他说话间瞥了董卓一眼,见董卓也在看他,端的立马更气愤了些,继续道:
“你们以为跪地求饶,那皇帝小儿就会饶了你们?呸!不杀几颗咱们西凉儿郎的人头,他刘辩拿什么立威?!拿什么震慑天下?!”
牛辅的怒骂如同连珠炮,说的郭汜、张济面红耳赤,又羞又恼。樊稠想要反驳,但看见牛辅那要吃人的眼神,便又把话咽了回去。
李傕终于抬了抬眼皮,冷冷地瞥了牛辅一眼,阴沉沉地说道:
“牛将军豪气干云,忠心可嘉。然则,豪气不能当饭吃,忠心也扛不住饿,眼下粮草将尽,抢都没地抢,军心更是溃散。难道要让我等数万西凉子弟,全都冻死、饿死在这平凉城,才算对得起主公的提携之恩?”
“你!!!!”
牛辅勃然大怒,就要反驳。
“好了!都给我住口!”董卓再次暴喝,声如雷霆,压过了所有人的声音。
他狠狠瞪了牛辅一眼,又扫过李傕等人,眼中凶光闪烁,最终化为一种深沉的疲惫。
“内讧顶个屁用!现在不是互相指责的时候!”
看着牛辅此刻还在那梗着脖子,一副蠢样,董卓心中对贾诩的猜疑与愤怒,不自觉地就迁怒到了牛辅头上。

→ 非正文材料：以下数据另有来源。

static int run_forward(b2l_ctx* c, const b2l_plan* p, int mode, int log_mode, const float* d_y, int64_t n_clips,
                       int64_t n, int64_t y_stride, float2* out_c, float* out_r, const StatsCall* stats = nullptr) {
  long long T = 0;
  int rc = frame_count(c, p, n_clips, n, y_stride, d_y, mode == MODE_STFT ? (void*)out_c : (void*)out_r, &T);
  if (rc || T == 0) return rc;
  if (mode == MODE_MEL && p->n_mels == 0) return fail(B2L_ERR_INVALID, "plan has no mel stage");
  DeviceGuard g(c->device);

  HostFftCfg cfg(p->log2m);
  const int N = p->n_fft, M = N / 2;
  int variants[3];
  const int n_opt = cta_variants(cfg, variants);
  FwdArgs a;
  memset(&a, 0, sizeof(a));
  int variant = 0, ft = 0, halves = 1;
  size_t smem = 0;
  const b2l_plan::RowTable* rt = nullptr;
  for (int i = 0; i < n_opt && !variant; ++i) {
    const int v = variants[i];
    const int nh = v == 116 ? 2 : 1;
    const int nw = nh > 1 ? 16 : v;
    if (nw * 32 % (cfg.tpf * nh) != 0) continue;
    const int f = nw * 32 / nh / cfg.tpf;
    if (f < 1 || f > 32) continue;
    const long long span = (long long)(f - 1) * p->hop + N;
    if (span > 0x3fffffff) continue;
    const b2l_plan::RowTable* t = nullptr;
    if (mode == MODE_MEL) {
      rc = get_row_table(p, mel_rows_per_warp(f), &t);
      if (rc) return rc;
    }
    size_t off = 0;
    a.off_win = (int)off; off = align_up(off + (size_t)N * 4, 16);
    a.off_tw = (int)off; off = align_up(off + (size_t)cfg.tw_count(true) * 8, 16);
    a.off_bar = (int)off; off = align_up(off + 8 * nh, 16);
    if (t) {
      a.off_melw = (int)off; off = align_up(off + (size_t)t->w_count * 4, 16);
      a.off_melband = (int)off; off = align_up(off + (size_t)t->n_rows * sizeof(MelRow), 16);
    }
    if (mode == MODE_STATS) {
      a.off_melw = (int)off; off = align_up(off + (size_t)(M + 1) * 4, 16);
    }
    a.off_in = (int)(off = align_up(off, 128));
    a.in_stride = (int)align_up((size_t)span * 4, 128);
    off += (size_t)a.in_stride * nh;
    a.off_xbuf = (int)(off = align_up(off, 128));
    size_t xbytes = (size_t)f * cfg.xbuf_f2() * 8;
    if (mode == MODE_MEL || mode == MODE_STATS) {
      xbytes = (size_t)f * mel_group_stride(M, f) * 8 + (M < 128 ? (size_t)(M + 16) * 4 : 0);
    }
    a.xbuf_stride = (int)align_up(xbytes, 128);
    off += (size_t)a.xbuf_stride * nh;
    if (off > c->smem_optin) continue;
    variant = v;
    ft = f;
    halves = nh;
    smem = off;
    rt = t;
    a.in_floats = (int)span;
  }
  if (!variant)
    return fail(B2L_ERR_UNSUPPORTED, "hop_length=%d with n_fft=%d needs more shared memory than one SM has", p->hop,
                p->n_fft);

  a.y = d_y;
  a.clip_stride = y_stride;
  a.n = (int)n;
  a.n_clips = (int)n_clips;
  a.n_fft = N;
  a.hop = p->hop;
  a.pad = p->center ? N / 2 : 0;
  a.pad_mode = p->pad_mode;
  a.n_frames = (int)T;
  a.tiles_per_clip = (int)((T + ft - 1) / ft);
  a.total_tiles = (long long)a.tiles_per_clip * n_clips;
  a.tma_ok = (((uintptr_t)d_y & 15) == 0) && (y_stride % 4 == 0) && (a.in_floats % 4 == 0);
  a.window = p->d_win_fwd;
  a.tw = p->d_tw_fwd;
  a.twn = p->d_twn;
  a.out_c = out_c;
  a.out_r = out_r;
  a.power_mode = p->power_mode;
  a.power = p->power;
  a.n_mels = p->n_mels;
  if (mode == MODE_STATS) {
    if (!stats || !stats->d_freq) return fail(B2L_ERR_INVALID, "NULL frequency table");
    a.power_mode = 1;
    a.power = 1.0f;
    a.stats = stats->sp;
    a.mel_w = stats->d_freq;
    a.mel_w_count = M + 1;
  }
  if (rt) {
    a.mel_w_count = rt->w_count;
    a.mel_w = rt->d_w;
    a.mel_rows = rt->d_rows;
    a.n_mel_rows = rt->n_rows;
  }
  a.log_mode = log_mode ? 1 : 0;
  a.out_tiled = log_mode == 2 ? 1 : 0;
  a.amin = p->amin;
  a.db_sub = 10.0f * log10f(fmaxf(p->amin, fabsf(p->ref_value)));
  a.clip_max = c->d_clip_max;
  a.status = c->d_status;

  const FwdKernel fn = fwd_kernel_for(p->log2m, variant, mode);
  if (!fn) return fail(B2L_ERR_CUDA, "no forward kernel variant %d for n_fft=%d", variant, N);
  const int threads = variant_threads(variant);
  int occ = 0;
  if ((rc = blocks_per_sm(c, fn, threads, smem, &occ))) return rc;
  if (occ < 1) return fail(B2L_ERR_CUDA, "forward kernel does not fit on an SM (smem %zu)", smem);
  long long grid = (long long)c->sm_count * occ;
  const long long ctas_needed = (a.total_tiles + halves - 1) / halves;
  if (grid > ctas_needed) grid = ctas_needed;
  return launch(c, fn, (unsigned)grid, threads, smem, a);
}

static size_t czt_smem(const b2l_plan* p, const HostFftCfg& cfg, int G, bool forward) {
  const size_t bins = forward ? (size_t)(1 + p->n_fft / 2) : 0;
  return (size_t)((cfg.tw_count() + 15) & ~15) * 8 + (size_t)G * cfg.xbuf_f2() * 8 +
         ((size_t)(1 << p->log2p) + (size_t)((p->n_fft + 1) & ~1) + bins) * 8;
}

牛辅这个蠢货!莽夫!只知道喊打喊杀,半点看不出如今形势比人强!
是,投降或许没出路,可像他这般嚷嚷,是在显摆他声大?能顶个屁用?!
贾诩!贾文和!
一想到这个名字,董卓就觉心口一阵绞痛般的憋闷,贾诩颇有智谋,是他颇为看重的人才,而且正是牛辅举荐给他的人!
虽说他自己内心深处,对那些读过书,满肚子计谋的文人,总存着几分莫名的看重。
这些人虽然心思弯弯绕,不如武人直爽可靠,但贾诩的才干确实为他解决过不少麻烦,他也一度倚为臂助。
可如今回头细想,洛阳城下那场惨败,那进退失据,落得如今仓皇西逃的局面,当真是时运不济,野心太大吗?